A few years later, a
potential customer of PNC Bank's trust department came upon this
website and
asked me to review a trust agreement the Bank wanted him to sign.
I am
producing that Agreement here,
with names appropriately changed to protect the
innocent. The client's accountant had told him it was the worst
agreement
he had ever seen. I agreed. Don't even try to read
all 36
pages. Just note that (a) PNC disclaims any duty to follow the
prudent
investor rule and agrees to be liable only for “willful misconduct”
(i.e.
outright theft); (b) PNC is entitled to all the fees that are in its
"published fee schedule," whatever that is (it's not in the
Agreement); (c) that “ the Trustee shall have no duty or
obligation to
make the disclosure described in Section 3312 of Title 12 of the
Delaware Code
or any similar provision of law that generally would be applicable to
the
Trustee but that may be waived by the express terms of this Agreement”;
and (d)
Delaware law governs this supposedly New Jersey trust, and the poor
client can
sue PNC only in Delaware. As
far as I know, the client threw the whole
thing into the trash.

U.S. Trust was named in a will
as co-trustee of a trust. The other trustee (the decedent's son)
was to receive income
from the trust for life, and my clients were the remainder
beneficiaries.
U.S. Trust also had a half million dollar loan due from the
co-trustee
when the decedent died. During the estate administration, both
trustees agreed to a "settlement" allowing them to use the entire trust
principal
(instead of the debtor's own money) to repay the $500,000 loan to U.S.
Trust, and
they
had that decision approved in a "Consent Judgment" signed by the
probate
judge. The trouble was, my clients never knew about the
"settlement"
by the trustees, and they never received a copy of the Consent
Judgment
until six years after it was entered, when the trustees presented their
final account. That was when my clients discovered "their" trust
had no money in it.
For
a clear example of how
U. S. Trust duped my clients, read the last paragraph of
this letter
from U.S. Trust's lawyer, Joseph Imbriaco (rated one of New Jersey's
"best"
trust and estate lawyers by New Jersey Magazine), where he expresses
reservations as to the fairness of the settlement to my
clients ("the
children of Robert E. Wallace, Jr.")
Mr. Imbriaco sent copies of that letter to all interested parties in
the
case, except my clients. Despite its reservations, U.S.

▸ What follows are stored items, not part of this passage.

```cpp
template <typename T, int K, int BX, int BY, int NT, int PASS>
__device__ __forceinline__ StripOff persist_pass_off(const TileGeom& g, int ty0, int tx0, bool upper)
{
    using PP = PersistPass<PASS>;
    StripOff so;
    if constexpr (PP::SPLIT >= NT) {
// ... 253 lines not shown
        if constexpr (sizeof(T) == 4) {
            if ((grp & 3) == 3 || last) {
#pragma unroll
                for (int s = 0; s < 2; ++s)
#pragma unroll
                    for (int m = 0; m < 10; ++m) {
                        double* slot = lacc + (10 * s + m) * NT + (int)threadIdx.x;
                        *slot += (double)mom_total(mom.a[s][m]);
                        mom.a[s][m] = V2<T>{T(0), T(0)};
                    }
            }
        }
        if (last) {
            T* dst = g_h0 ? g_h0 : aframe_t - (long)(grp + 1) * K * frame_stride;
            tile_store<T, K, BX, BY, NT, true>(b0, dst, g, ty0, tx0);
            break;
        }
        gmask = gmask_next;
        const unsigned ep1 = (unsigned)grp + 1u;
        const size_t mine = (size_t)(ep1 & 1u) * (size_t)ntiles * (2 * BANDU) + (size_t)tile * (2 * BANDU);
#pragma unroll
        for (int q = 0; q < NPUB; ++q) {
            const int pl = tab_pub[q * NT + (int)threadIdx.x];
            if (pl >= 0) gio.put(mine + (size_t)((int)threadIdx.x + q * NT), ep1, b0 + pl);
        }
        PI_PSTAMP(8);
    }

    lds_barrier();
    double* red = reinterpret_cast<double*>(smem_raw);
    constexpr int NW = NT / WAVE;
    const int wave = threadIdx.x / WAVE, lane = threadIdx.x % WAVE;
#pragma unroll
    for (int s = 0; s < 2; ++s) {
        const double r = wave_sum_to_last(acc_c[s]);
        if (lane == REDUCE_LANE) red[s * NW + wave] = r;
    }
    lds_barrier();
    if (threadIdx.x < 2) {
        double sum = 0.0;
        for (int w = 0; w < NW; ++w) sum += red[(int)threadIdx.x * NW + w];
        partials[(long)blockIdx.x * np + P_COEF + (int)threadIdx.x] += sum;
    }
    if (threadIdx.x < 320) {
        const int mm = (int)threadIdx.x >> 4, part = (int)threadIdx.x & 15;
        const double* row = lacc + mm * LACC + part;
        double a0 = 0.0, a1 = 0.0, a2 = 0.0, a3 = 0.0;
// ... 157 lines not shown
    using TL = Tile<K, BX, BY>;
    using HO = HandOver<K, BX, GranuleIO<T>::VALS, NT>;
    constexpr int BANDU = HO::BANDU, NPUB = HO::NPUB, NGAT = HO::NGAT;
    static_assert(NPUB + 2 * NGAT <= 13, "tables fit the LDS the host reserves");
    constexpr int IDLE = 4 * WAVE;
    extern __shared__ __attribute__((aligned(16))) unsigned char smem_raw[];
    T* b0 = reinterpret_cast<T*>(smem_raw) + lds_pad0<T>::value;
    T* b1 = reinterpret_cast<T*>(smem_raw) + 2 * TL::PLANE + lds_pad1<T>::value;
    const int tile = tile_of_block(blockIdx.x, g);
    const int tyi = tile / g.tiles_x, txi = tile % g.tiles_x, tiles_y = g.H / BY;
    const int ty0 = tyi * BY, tx0 = txi * BX;
    const int ntiles = g.tiles_x * tiles_y;
    const GranuleIO<T> gio(pa.outbox, (size_t)2 * (size_t)ntiles * (2 * BANDU) * GranuleIO<T>::BYTES);

    int* tab_pub = reinterpret_cast<int*>(smem_raw + tile_state_bytes<T, K, BX, BY>());
    int* tab_gl = tab_pub + NPUB * NT;
    int* tab_gs = tab_gl + NGAT * NT;
    unsigned* tab_geo = reinterpret_cast<unsigned*>(tab_pub + 13 * NT);
    int* wg_abort = tab_pub + PERSIST_SPLIT_TABLE_ROWS * NT;
    if (threadIdx.x == 0) {
        *wg_abort = 0;
        const unsigned n = __hip_atomic_fetch_add(pa.sync, 1u, __ATOMIC_RELAXED, __HIP_MEMORY_SCOPE_AGENT) + 1u;
        if (n == (unsigned)ntiles && pa.host) __hip_atomic_store(pa.host, 1, __ATOMIC_RELAXED, __HIP_MEMORY_SCOPE_SYSTEM);
    }
    tab_geo[0 * NT + (int)threadIdx.x] = persist_pass_geo<K, BX, BY, NT, 0>(g, ty0, tx0);
    tab_geo[1 * NT + (int)threadIdx.x] = persist_pass_geo<K, BX, BY, NT, 1>(g, ty0, tx0);
    tab_geo[2 * NT + (int)threadIdx.x] = persist_pass_geo<K, BX, BY, NT, 2>(g, ty0, tx0);
    tab_geo[3 * NT + (int)threadIdx.x] = persist_pass_geo<K, BX, BY, NT, 3>(g, ty0, tx0);
    tab_geo[4 * NT + (int)threadIdx.x] = persist_pass_geo<K, BX, BY, NT, 4>(g, ty0, tx0);
    tab_geo[5 * NT + (int)threadIdx.x] = persist_pass_geo<K, BX, BY, NT, 5>(g, ty0, tx0);
#pragma unroll
    for (int q = 0; q < NPUB; ++q) tab_pub[q * NT + (int)threadIdx.x] = HO::pub_pos((int)threadIdx.x + q * NT);
#pragma unroll
    for (int q = 0; q < NGAT; ++q) {
        int gl, gs;
        HO::gat_pos((int)threadIdx.x + q * NT, g, ty0, tx0, tiles_y, gl, gs);
        tab_gl[q * NT + (int)threadIdx.x] = gl;
        tab_gs[q * NT + (int)threadIdx.x] = gs;
    }
    tile_load<T, K, BX, BY, NT>(frames, g, ty0, tx0, b0);
    __syncthreads();
    const int tid = (int)threadIdx.x;
    static_assert(HOLDP == 1 || HOLDP == 2, "the parameter block is held in vector or in scalar registers");
    T Ph[NPOLY];
    unsigned gw[7];
    FwdStoreMap<T, K, BX, BY, NT, IDLE> smap;
    FwdStoreMap<T, K, BX, BY, NT, 0> smap_all;
    const int wave_id = __builtin_amdgcn_readfirstlane(tid >> 6);
#pragma unroll
    for (int i = 0; i < NPOLY; ++i) {
        T x = P_in[i];
        if constexpr (HOLDP == 2) asm volatile("" : "+s"(x));
        else asm volatile("" : "+v"(x));
        Ph[i] = x;
    }
// ... 83 lines not shown
        else { half_strip(b0, b1, gw[2]); half_strip(b0, b1, gw[6]); }
        lds_barrier();
        PI_PSTAMP(4);
        smap_all.template store<false, 2>(b1, fr + frame_stride);
        PI_PSTAMP(9);
        half_strip(b1, b0, gw[3]);
        PI_PSTAMP(10);
        lds_barrier();
        PI_PSTAMP(5);
        smap_all.template store<true, 0>(b0, fr + 2 * frame_stride);
        half_strip(b0, b1, gw[4]);
        lds_barrier();
        PI_PSTAMP(6);
        smap_all.template store<false, 0>(b1, fr + 3 * frame_stride);
        half_strip(b1, b0, gw[5]);
        lds_barrier();
        PI_PSTAMP(7);
        if (grp + 1 == pa.ngroups) {
            tile_store<T, K, BX, BY, NT, true>(b0, fr + (long)K * frame_stride, g, ty0, tx0);
            break;
        }
        const unsigned ep1 = (unsigned)grp + 1u;
        const size_t mine = (size_t)(ep1 & 1u) * (size_t)ntiles * (2 * BANDU) + (size_t)tile * (2 * BANDU);
#pragma unroll
        for (int q = 0; q < NPUB; ++q) {
            const int pl = tab_pub[q * NT + tid];
            if (pl >= 0) gio.put(mine + (size_t)(tid + q * NT), ep1, b0 + pl);
        }
        PI_PSTAMP(8);
    }
}

template <typename T, int K, int BX, int BY, int NT, bool HALFS = false>
__global__ void __launch_bounds__(NT)
pi_fwd2d_persist_small_kernel(T* __restrict__ frames , long frame_stride,
                              const T* __restrict__ P_in, TileGeom g, PersistArgs pa)
{
    static_assert(sizeof(T) == 4 && K % 2 == 0, "float32; an even number of sub-steps leaves the state in buffer 0");
    using TL = Tile<K, BX, BY>;
    constexpr int HW = 2 * K, LXW = TL::LX, LYW = TL::LY;
    constexpr int OWN = BX * BY;
    constexpr int RINGH = LXW * LYW - OWN;
    constexpr bool PAIRS = HALFS && GranuleIO<T>::VALS == 2;
    constexpr int GV = PAIRS ? 2 : 1;
    static_assert(OWN % (2 * GV) == 0 && RINGH % GV == 0 && BX % GV == 0 && HW % GV == 0, "granules of x-adjacent values");
    constexpr int NPUB = (2 * OWN / GV + NT - 1) / NT, NGAT = (2 * RINGH / GV + NT - 1) / NT;
    extern __shared__ __attribute__((aligned(16))) unsigned char smem_raw[];
    T* b0 = reinterpret_cast<T*>(smem_raw) + lds_pad0<T>::value;
    T* b1 = reinterpret_cast<T*>(smem_raw) + 2 * TL::PLANE + lds_pad1<T>::value;
    const int tile = tile_of_block(blockIdx.x, g);
// ... 60 lines not shown
        gw[3] = fwd_half_word<K, BX, BY, 3, PART_FULL>(tid);
#pragma unroll
        for (int m = 0; m < K; ++m) asm volatile("" : "+v"(gw[m]));
    }
    for (int grp = 0; grp < pa.ngroups; ++grp) {
        T* fr = frames + (long)grp * K * frame_stride;
        const bool last = grp + 1 == pa.ngroups;
        fwd_substeps<T, POLY, K, BX, BY, NT, 0, false, GEO, WT, HALFS>(b0, b1, fr, frame_stride, g, ty0, tx0, P, HALFS ? gw : tab_geo);
        if (last) {
            tile_store<T, K, BX, BY, NT, true, WT>(b0, fr + (long)K * frame_stride, g, ty0, tx0);
            break;
        }
        const unsigned epoch = (unsigned)grp + 1u;
        gu64* half = outbox + (size_t)(epoch & 1u) * (size_t)ntiles * (2 * OWN);
        gu64* mine = half + (size_t)tile * (2 * OWN);
        const size_t halfu = (size_t)(epoch & 1u) * (size_t)ntiles * (2 * OWN / GV);
#pragma unroll
        for (int q = 0; q < NPUB; ++q) {
            const int i = tid + q * NT;
            if (i < 2 * OWN / GV) {
                const int sp = i / (OWN / GV), e = (i - sp * (OWN / GV)) * GV, y = e / BX, x = e - y * BX;
                const T* src = b0 + sp * TL::PLANE + (HW + y) * LXW + HW + x;
                if constexpr (PAIRS) {
                    gio.put(halfu + (size_t)tile * (2 * OWN / GV) + (size_t)i, epoch, src);
                } else {
                    const unsigned v = __builtin_bit_cast(unsigned, *src);
                    __hip_atomic_store(mine + i, ((unsigned long long)epoch << 32) | v, __ATOMIC_RELAXED, __HIP_MEMORY_SCOPE_AGENT);
                }
            }
        }
        tile_store<T, K, BX, BY, NT, true, WT>(b0, fr + (long)K * frame_stride, g, ty0, tx0);
        for (int w = 0; w < pa.pause; ++w) __builtin_amdgcn_s_sleep(1);
        int gl[NGAT], gs[NGAT];
        typename SmallGranule<T, PAIRS>::Raw gx[NGAT];
        auto fetch = [&](int idx) {
            if constexpr (PAIRS) return gio.get(halfu + (size_t)idx);
            else return __hip_atomic_load(half + idx, __ATOMIC_RELAXED, __HIP_MEMORY_SCOPE_AGENT);
        };
#pragma unroll
        for (int q = 0; q < NGAT; ++q) {
            gl[q] = tab_gl[q * NT + tid];
            gs[q] = tab_gs[q * NT + tid];
            gx[q] = fetch(gs[q]);
        }
        const unsigned long long t0 = wall_clock64();
        const unsigned long long bound = grp == 0 ? pa.first_timeout_ticks : pa.timeout_ticks;
        bool failed = false;
// ... 37 lines not shown
```

Baseline: 327,300 steps/s.

## Use non-bypassing stores for halo hand-over when all readers share the XCD

In the persistent forward rollout kernel, each tile writes its XCC id into a small scratch table at startup. On the first group it checks which neighbouring tiles run on the same XCD. Halo granules read only by same-XCD neighbours are then stored with default cache policy instead of the cache-bypassing bit, so they can stay in the shared L2 rather than going out to far memory. This relies on the readers landing on the expected XCD and adds a debug query path; a wrong locality guess would risk stale reads.

```diff
diff --git a/percnn_amd/csrc/pi_abi.hip b/percnn_amd/csrc/pi_abi.hip
--- a/percnn_amd/csrc/pi_abi.hip
+++ b/percnn_amd/csrc/pi_abi.hip
@@ -42,6 +42,8 @@
     int fuse_wgrad = 2;
     int skip_wgrad = 0;
     int tile_xcd = 1;
+    int handover_local = 1;
+    int debug_handover_local = 0;
     int tile_by = 0;
     int slab_fused_put_adj = 0;
     int peer_upb = 2048;
@@ -1078,6 +1080,8 @@
     return (size_t)2 * (size_t)((p.n0 / TILE_B) * (p.W / TILE_B)) * PERSIST_BAND * (elem == 8 ? 16 : 8);
 }
 
+size_t persist_xcc_bytes(const Problem& p) { return align_up((size_t)((p.n0 / TILE_B) * (p.W / TILE_B)) * sizeof(unsigned), 16); }
+
 template <typename T>
 bool persist_ok(const Problem& p, const unsigned char* mask, int t_top, int ngroups, hipStream_t st)
 {
@@ -1418,10 +1422,12 @@
     if (hipError_t e = allow_lds(k, lds)) return e;
     const int nb = persist_fits(k, NT, lds, r.dev);
     if (nb < 1 || (int64_t)grid > (int64_t)device_cu_count() * nb) return hipErrorCooperativeLaunchTooLarge;
-    if (hipError_t e = persist_scratch(persist_outbox_bytes(p, (int)sizeof(T)), st, r)) return e;
+    const size_t outbox_bytes = persist_outbox_bytes(p, (int)sizeof(T));
+    if (hipError_t e = persist_scratch(outbox_bytes + persist_xcc_bytes(p), st, r)) return e;
     long frame_stride = (long)(2 * p.n);
     persist_claim(p.opt, r);
     pi::PersistArgs pa = persist_args(r, reinterpret_cast<unsigned long long*>(r.scratch + 256), reinterpret_cast<unsigned*>(r.scratch), ngroups);
+    if (p.opt.handover_local) pa.xcc = reinterpret_cast<unsigned*>(r.scratch + 256 + outbox_bytes);
     void* args[] = {(void*)&frame_t0, (void*)&frame_stride, (void*)&P, (void*)&g, (void*)&pa};
     hipError_t e;
     if (p.opt.tile_persist == 2) {
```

Trust took no steps to change the settlement and kept the $500,000 it
had
taken from the trust.
My clients objected to the
trustees' account, but the probate judge was very sympathetic to Mr.
Imbriaco (the judge had once been his client) and hostile to my
clients. The probate judge's approach to the
case is best expressed in this excerpt from
the
trial transcript, where he says my clients had no right to
be notified of the settlement because they hadn't then retained their
own lawyer to
monitor
the fiduciaries. In the judge's words, without their own
lawyer,
the trust beneficiaries weren't "players" entitled to an opportunity to
object
when
the fiduciaries hired to protect them engaged in
self-dealing. The learned judge proceeded to throw out the claim against U. S. Trust,
on
the ground that my clients were "negligent"
in not discovering the
fiduciaries' scheme. That was a
staggering
misapplication of fiduciary law. Beneficiaries don't have a duty
to discover fiduciary self-dealing - the
fiduciaries have a duty to disclose it!
Incredibly (and I mean that
literally), the
Appellate Division sustained the unfavorable result, but since it
couldn't
possibly sustain the court's negligence standard, it made up a
fictional finding by the probate judge
that he doubted my clients' credibility, and then it
sustained
that fictitious ruling. Although our appeal was focused on
the probate judge's negligence ruling, the Appellate Division opinion
never once mentioned it. Check the opinion
at page 9 for its reference to "credibility" findings the trial judge
never made. Read the entire opinion and see whether you can find
any reference to the "negligence" ruling, or to the letter from Mr.
Imbriaco cited above. That decision by the Appellate
Division was the most intellectually dishonest judicial opinion I
have seen in nearly 30 years practicing law.